# TASK DESCRIPTION:
When the line with "#ifndef H264MI_REC_TILE" appears below, start repeating lines exactly, and keep going through the line with "uint8_t topc[2][12];"; add nothing outside that span.
---- EXERCISE MATERIAL
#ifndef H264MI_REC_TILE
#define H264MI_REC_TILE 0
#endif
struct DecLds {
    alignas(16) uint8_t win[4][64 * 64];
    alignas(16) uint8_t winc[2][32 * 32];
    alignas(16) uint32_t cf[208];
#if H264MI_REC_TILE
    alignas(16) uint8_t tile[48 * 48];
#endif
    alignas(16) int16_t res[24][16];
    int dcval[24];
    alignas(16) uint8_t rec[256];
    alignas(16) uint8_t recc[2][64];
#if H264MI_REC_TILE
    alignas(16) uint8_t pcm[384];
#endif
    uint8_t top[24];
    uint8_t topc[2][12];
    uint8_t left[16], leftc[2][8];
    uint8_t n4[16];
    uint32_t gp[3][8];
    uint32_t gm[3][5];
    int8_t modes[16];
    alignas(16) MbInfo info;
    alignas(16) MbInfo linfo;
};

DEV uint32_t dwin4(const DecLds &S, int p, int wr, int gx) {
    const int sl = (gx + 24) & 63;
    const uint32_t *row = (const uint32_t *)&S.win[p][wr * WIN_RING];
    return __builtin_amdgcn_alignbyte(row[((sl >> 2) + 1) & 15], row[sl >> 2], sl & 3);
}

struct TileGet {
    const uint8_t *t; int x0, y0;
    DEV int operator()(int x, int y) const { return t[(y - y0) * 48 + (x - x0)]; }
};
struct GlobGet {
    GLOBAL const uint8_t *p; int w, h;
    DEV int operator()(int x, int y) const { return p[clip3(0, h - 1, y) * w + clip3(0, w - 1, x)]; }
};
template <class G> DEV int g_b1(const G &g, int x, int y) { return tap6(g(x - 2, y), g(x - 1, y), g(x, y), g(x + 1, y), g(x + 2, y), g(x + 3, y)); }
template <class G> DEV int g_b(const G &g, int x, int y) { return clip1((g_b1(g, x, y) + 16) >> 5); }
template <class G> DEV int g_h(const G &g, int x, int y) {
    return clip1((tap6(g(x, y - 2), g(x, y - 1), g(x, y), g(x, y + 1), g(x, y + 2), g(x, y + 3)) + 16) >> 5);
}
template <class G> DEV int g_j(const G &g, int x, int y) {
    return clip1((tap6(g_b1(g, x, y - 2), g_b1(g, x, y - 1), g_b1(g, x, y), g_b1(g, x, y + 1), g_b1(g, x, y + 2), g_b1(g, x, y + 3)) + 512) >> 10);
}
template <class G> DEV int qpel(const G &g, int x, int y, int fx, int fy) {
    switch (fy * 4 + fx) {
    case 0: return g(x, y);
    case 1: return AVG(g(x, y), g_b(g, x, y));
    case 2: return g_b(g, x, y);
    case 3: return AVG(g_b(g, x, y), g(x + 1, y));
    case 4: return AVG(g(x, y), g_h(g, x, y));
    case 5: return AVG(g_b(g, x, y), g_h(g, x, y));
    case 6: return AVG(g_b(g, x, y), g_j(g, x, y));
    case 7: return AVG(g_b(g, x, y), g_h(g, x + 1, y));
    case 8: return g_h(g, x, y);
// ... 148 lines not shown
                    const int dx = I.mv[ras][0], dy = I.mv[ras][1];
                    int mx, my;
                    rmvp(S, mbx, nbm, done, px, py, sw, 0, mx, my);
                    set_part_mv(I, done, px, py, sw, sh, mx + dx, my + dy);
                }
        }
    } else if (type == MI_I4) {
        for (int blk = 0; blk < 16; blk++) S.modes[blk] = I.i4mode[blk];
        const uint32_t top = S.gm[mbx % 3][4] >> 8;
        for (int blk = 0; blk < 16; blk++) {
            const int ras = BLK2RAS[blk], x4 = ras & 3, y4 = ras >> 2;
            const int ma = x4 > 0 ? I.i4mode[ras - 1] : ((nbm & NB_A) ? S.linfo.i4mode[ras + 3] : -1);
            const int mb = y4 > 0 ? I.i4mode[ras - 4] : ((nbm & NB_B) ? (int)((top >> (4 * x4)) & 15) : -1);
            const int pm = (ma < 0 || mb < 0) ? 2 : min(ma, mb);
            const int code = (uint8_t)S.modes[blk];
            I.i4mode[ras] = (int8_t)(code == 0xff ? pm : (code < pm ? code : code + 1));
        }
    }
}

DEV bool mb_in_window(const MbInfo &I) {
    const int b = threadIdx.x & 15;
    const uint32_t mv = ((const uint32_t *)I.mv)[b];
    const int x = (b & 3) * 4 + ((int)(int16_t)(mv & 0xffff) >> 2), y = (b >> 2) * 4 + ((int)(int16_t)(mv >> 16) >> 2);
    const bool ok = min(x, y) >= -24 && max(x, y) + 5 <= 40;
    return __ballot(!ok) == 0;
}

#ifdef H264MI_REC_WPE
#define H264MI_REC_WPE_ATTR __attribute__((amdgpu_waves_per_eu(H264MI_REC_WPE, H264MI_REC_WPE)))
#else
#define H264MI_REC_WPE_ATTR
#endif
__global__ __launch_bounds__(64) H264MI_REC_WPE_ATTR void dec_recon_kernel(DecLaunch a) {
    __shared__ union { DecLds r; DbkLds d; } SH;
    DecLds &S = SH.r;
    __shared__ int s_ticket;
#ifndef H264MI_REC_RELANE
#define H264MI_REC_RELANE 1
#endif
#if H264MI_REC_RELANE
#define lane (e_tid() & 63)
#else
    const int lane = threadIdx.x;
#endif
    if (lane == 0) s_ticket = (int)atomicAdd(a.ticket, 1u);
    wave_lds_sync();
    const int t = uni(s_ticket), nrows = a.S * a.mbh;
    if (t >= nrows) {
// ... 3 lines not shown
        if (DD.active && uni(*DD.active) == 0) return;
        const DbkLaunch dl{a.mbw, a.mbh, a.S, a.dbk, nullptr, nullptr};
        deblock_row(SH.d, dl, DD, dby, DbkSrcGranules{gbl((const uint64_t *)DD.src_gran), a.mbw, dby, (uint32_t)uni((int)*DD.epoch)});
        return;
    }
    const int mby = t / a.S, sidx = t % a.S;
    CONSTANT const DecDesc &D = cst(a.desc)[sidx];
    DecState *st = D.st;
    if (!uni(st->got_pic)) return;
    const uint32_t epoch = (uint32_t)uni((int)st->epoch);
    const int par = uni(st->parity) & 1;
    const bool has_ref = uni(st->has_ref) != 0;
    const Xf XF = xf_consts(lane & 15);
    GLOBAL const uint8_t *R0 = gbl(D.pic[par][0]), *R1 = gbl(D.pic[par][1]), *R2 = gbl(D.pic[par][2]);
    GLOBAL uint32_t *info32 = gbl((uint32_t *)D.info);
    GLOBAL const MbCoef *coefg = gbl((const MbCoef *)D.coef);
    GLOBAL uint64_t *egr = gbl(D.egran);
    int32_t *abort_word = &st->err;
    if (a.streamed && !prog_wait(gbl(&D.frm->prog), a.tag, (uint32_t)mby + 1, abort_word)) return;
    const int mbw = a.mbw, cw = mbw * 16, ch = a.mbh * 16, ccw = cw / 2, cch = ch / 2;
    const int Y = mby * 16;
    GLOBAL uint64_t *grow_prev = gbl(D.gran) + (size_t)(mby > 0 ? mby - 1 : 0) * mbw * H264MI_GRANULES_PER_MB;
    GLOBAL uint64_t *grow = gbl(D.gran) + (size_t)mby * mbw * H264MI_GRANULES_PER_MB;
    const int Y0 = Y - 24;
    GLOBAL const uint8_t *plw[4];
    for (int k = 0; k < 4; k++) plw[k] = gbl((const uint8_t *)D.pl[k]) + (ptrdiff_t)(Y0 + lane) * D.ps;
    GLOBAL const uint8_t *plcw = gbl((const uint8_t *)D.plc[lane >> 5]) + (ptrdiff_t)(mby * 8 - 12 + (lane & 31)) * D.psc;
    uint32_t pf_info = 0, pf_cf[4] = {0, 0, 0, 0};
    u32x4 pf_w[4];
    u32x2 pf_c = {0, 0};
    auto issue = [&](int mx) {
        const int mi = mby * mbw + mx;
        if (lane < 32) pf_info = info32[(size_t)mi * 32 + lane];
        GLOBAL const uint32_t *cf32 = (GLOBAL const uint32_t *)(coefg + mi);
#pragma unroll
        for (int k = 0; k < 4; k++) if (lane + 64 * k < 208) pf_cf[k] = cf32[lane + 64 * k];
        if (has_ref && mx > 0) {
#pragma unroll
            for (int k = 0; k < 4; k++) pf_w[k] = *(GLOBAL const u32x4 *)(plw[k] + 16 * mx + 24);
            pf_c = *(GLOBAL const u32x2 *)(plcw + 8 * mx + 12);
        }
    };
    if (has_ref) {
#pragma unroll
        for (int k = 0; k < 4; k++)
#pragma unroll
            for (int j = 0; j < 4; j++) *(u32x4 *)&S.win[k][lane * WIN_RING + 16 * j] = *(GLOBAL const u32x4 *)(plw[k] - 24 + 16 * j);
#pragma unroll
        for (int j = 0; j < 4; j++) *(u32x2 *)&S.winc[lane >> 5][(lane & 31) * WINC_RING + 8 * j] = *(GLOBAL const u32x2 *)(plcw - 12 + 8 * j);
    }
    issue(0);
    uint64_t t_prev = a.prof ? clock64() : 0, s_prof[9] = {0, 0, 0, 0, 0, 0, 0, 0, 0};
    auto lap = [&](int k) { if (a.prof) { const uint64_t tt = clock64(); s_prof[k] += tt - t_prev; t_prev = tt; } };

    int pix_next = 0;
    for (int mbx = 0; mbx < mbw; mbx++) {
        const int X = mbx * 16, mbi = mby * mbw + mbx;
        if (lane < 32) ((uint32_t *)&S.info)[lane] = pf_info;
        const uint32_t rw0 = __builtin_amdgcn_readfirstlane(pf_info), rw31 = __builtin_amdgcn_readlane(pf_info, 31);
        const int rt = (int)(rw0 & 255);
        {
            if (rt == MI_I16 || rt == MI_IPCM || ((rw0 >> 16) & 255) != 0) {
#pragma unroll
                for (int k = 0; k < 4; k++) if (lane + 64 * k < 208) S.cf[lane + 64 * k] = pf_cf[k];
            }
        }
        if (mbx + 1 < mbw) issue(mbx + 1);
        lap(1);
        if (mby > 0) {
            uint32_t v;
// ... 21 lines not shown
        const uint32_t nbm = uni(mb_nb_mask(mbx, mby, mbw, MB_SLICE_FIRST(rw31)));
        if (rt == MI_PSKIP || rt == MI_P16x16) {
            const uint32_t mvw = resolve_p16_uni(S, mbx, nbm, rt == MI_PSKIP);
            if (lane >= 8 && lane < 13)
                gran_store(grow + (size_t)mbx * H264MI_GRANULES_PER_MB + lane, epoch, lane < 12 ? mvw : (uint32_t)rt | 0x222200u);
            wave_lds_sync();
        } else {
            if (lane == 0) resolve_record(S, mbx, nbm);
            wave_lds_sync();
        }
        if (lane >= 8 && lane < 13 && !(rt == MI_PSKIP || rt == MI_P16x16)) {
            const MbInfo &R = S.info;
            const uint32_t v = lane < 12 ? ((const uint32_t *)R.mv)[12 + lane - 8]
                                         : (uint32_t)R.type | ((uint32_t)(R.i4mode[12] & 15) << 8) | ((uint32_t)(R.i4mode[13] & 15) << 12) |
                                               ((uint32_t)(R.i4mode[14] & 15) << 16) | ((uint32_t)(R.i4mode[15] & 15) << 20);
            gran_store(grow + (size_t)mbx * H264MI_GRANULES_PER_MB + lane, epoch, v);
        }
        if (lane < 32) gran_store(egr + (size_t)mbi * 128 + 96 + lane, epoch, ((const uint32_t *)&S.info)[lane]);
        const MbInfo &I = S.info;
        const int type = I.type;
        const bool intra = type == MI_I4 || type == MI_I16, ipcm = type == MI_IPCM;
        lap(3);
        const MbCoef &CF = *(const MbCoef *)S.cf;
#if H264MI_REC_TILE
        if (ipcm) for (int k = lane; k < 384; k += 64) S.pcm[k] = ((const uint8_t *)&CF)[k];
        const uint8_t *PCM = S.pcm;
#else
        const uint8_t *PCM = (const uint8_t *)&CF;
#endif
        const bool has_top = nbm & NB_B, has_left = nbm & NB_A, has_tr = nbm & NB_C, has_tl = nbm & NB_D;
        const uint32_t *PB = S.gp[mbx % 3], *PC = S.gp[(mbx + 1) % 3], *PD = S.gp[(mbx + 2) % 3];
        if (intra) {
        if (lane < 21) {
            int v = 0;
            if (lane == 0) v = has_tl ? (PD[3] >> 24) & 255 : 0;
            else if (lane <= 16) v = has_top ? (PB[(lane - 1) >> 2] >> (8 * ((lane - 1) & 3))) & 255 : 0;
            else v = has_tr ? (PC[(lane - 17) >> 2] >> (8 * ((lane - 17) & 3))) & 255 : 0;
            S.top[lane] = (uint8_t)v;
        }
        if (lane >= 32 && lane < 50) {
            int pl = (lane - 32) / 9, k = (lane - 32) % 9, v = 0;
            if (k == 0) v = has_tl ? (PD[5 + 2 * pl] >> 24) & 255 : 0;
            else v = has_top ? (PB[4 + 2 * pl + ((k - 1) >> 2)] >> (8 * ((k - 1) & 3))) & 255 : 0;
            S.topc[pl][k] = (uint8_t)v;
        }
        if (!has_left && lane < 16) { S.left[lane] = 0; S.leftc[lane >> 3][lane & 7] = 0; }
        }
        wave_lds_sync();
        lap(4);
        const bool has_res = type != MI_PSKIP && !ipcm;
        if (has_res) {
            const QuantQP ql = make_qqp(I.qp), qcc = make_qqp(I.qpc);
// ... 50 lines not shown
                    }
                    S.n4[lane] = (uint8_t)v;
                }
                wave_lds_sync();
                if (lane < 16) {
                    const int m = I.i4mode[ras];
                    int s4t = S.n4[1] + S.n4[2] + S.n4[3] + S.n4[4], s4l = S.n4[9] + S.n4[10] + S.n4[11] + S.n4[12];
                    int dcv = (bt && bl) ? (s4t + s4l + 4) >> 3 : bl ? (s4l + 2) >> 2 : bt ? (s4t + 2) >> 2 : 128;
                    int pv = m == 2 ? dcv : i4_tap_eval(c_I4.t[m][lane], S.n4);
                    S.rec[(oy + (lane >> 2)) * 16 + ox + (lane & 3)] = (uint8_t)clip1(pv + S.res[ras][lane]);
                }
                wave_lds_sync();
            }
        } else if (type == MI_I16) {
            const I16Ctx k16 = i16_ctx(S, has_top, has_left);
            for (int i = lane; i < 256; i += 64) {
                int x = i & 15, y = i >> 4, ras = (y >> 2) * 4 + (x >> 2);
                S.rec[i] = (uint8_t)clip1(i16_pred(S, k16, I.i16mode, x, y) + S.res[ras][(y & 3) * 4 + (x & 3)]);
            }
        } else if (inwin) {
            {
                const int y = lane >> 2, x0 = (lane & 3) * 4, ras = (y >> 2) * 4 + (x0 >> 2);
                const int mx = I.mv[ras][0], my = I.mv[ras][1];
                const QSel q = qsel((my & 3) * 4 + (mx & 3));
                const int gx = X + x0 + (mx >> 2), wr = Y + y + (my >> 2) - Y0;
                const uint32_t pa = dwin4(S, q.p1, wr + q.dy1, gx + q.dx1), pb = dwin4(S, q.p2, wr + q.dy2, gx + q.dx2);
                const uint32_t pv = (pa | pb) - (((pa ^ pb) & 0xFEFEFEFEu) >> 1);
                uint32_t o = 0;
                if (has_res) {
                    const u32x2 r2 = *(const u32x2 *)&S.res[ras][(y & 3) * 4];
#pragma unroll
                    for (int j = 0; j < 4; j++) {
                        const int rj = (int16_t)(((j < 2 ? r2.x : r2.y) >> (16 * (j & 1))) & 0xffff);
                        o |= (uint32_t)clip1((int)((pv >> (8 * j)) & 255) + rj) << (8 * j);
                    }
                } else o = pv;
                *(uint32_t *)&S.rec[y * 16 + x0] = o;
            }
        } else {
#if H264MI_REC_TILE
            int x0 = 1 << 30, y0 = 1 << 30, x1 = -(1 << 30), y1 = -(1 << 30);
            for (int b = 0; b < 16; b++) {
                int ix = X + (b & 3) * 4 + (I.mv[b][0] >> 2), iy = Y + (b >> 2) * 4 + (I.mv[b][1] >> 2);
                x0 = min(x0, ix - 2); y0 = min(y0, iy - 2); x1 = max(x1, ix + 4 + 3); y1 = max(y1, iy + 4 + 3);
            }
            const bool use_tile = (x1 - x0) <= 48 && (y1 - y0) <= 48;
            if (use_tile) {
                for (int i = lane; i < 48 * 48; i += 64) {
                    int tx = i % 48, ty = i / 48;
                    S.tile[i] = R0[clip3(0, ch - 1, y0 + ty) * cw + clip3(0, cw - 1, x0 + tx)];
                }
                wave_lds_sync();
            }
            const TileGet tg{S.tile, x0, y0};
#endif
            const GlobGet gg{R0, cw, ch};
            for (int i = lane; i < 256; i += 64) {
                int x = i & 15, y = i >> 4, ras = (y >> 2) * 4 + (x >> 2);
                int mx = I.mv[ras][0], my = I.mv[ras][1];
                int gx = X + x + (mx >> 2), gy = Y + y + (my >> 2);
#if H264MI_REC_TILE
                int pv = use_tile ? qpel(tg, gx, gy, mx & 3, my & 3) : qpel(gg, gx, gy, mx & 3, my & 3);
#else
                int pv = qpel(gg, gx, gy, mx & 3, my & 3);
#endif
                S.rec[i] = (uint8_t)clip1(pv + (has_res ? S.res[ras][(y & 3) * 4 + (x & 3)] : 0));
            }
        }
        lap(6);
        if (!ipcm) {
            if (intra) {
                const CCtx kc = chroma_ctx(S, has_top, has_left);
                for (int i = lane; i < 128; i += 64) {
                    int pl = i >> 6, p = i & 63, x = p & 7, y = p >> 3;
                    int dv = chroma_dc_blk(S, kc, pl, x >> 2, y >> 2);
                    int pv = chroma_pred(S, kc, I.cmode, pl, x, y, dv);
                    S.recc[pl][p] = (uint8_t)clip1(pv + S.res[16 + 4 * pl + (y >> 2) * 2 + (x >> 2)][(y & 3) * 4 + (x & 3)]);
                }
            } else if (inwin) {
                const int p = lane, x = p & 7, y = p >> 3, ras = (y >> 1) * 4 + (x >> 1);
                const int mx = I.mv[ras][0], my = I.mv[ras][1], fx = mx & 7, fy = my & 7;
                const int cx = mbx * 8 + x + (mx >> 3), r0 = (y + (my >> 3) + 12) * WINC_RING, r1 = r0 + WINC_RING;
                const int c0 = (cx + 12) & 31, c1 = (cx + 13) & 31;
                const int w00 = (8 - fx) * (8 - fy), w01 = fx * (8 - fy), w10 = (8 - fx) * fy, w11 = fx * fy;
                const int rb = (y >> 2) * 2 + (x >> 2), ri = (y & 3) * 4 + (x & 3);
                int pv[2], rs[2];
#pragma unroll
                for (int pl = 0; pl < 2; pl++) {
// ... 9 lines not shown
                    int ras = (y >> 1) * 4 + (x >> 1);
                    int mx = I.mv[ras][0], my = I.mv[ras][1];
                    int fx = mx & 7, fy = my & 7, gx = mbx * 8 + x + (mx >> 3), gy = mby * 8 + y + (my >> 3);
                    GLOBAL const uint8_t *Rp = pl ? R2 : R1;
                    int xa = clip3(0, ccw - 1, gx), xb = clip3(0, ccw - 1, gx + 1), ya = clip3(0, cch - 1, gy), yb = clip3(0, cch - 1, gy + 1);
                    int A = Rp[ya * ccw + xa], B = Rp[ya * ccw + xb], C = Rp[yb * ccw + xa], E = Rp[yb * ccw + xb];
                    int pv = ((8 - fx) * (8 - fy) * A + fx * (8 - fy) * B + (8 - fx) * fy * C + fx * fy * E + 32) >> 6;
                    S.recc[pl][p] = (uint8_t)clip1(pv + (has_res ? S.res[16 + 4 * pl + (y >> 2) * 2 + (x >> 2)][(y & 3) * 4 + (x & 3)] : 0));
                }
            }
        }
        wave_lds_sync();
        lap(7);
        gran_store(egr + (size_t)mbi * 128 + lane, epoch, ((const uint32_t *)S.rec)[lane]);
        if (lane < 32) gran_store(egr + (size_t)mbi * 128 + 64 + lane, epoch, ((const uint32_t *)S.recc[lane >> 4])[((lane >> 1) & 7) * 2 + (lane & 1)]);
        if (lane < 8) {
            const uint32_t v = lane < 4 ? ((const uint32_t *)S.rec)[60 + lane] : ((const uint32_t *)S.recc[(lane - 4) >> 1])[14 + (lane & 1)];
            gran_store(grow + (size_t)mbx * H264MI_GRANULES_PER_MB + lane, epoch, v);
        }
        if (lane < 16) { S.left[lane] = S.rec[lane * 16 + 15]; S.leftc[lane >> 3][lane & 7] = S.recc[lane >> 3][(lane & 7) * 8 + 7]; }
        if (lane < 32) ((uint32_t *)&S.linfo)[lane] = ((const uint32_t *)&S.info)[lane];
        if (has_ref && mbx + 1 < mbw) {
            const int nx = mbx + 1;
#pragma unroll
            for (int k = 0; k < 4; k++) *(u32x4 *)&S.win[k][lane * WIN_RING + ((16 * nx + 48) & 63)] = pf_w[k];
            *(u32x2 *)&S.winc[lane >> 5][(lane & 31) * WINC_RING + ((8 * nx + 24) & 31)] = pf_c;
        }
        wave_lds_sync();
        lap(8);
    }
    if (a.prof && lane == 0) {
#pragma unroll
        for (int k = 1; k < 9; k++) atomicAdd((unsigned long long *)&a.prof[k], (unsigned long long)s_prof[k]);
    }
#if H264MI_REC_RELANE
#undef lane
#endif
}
--------
---- EXERCISE MATERIAL
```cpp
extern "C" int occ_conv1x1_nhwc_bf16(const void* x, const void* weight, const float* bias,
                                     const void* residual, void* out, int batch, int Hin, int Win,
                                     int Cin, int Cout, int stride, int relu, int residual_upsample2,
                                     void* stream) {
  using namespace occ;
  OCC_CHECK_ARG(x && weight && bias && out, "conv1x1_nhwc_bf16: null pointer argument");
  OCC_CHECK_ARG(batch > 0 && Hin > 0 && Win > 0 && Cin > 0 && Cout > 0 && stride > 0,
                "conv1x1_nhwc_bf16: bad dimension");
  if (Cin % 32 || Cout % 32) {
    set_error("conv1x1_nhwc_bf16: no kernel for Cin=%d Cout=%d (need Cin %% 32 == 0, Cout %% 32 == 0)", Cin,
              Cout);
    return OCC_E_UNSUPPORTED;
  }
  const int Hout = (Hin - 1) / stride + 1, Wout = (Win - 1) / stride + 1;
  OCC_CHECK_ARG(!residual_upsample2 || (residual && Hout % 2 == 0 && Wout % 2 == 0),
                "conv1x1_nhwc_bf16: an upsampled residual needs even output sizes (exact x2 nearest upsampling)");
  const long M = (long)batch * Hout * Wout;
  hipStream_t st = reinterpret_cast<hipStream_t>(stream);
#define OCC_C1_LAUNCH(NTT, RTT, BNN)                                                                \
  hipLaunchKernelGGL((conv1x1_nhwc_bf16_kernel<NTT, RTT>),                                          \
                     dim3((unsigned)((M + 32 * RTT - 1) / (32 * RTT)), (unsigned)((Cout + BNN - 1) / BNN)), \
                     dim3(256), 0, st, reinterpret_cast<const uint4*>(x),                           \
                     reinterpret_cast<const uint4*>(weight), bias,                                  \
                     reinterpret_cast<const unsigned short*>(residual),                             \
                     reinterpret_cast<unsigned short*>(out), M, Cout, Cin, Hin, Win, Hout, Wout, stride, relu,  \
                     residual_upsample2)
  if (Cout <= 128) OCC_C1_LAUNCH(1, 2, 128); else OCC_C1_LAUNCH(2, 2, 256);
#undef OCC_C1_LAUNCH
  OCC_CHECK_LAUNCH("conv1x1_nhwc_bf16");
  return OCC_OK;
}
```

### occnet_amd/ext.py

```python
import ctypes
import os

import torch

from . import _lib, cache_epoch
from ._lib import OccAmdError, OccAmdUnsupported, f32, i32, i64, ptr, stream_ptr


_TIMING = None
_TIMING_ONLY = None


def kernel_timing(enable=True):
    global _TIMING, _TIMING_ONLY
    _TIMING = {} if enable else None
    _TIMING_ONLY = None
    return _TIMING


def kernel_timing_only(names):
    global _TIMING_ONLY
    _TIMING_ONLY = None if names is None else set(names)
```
--------
# REPLY TO THE TASK:
#ifndef H264MI_REC_TILE
#define H264MI_REC_TILE 0
#endif
struct DecLds {
    alignas(16) uint8_t win[4][64 * 64];
    alignas(16) uint8_t winc[2][32 * 32];
    alignas(16) uint32_t cf[208];
#if H264MI_REC_TILE
    alignas(16) uint8_t tile[48 * 48];
#endif
    alignas(16) int16_t res[24][16];
    int dcval[24];
    alignas(16) uint8_t rec[256];
    alignas(16) uint8_t recc[2][64];
#if H264MI_REC_TILE
    alignas(16) uint8_t pcm[384];
#endif
    uint8_t top[24];
    uint8_t topc[2][12];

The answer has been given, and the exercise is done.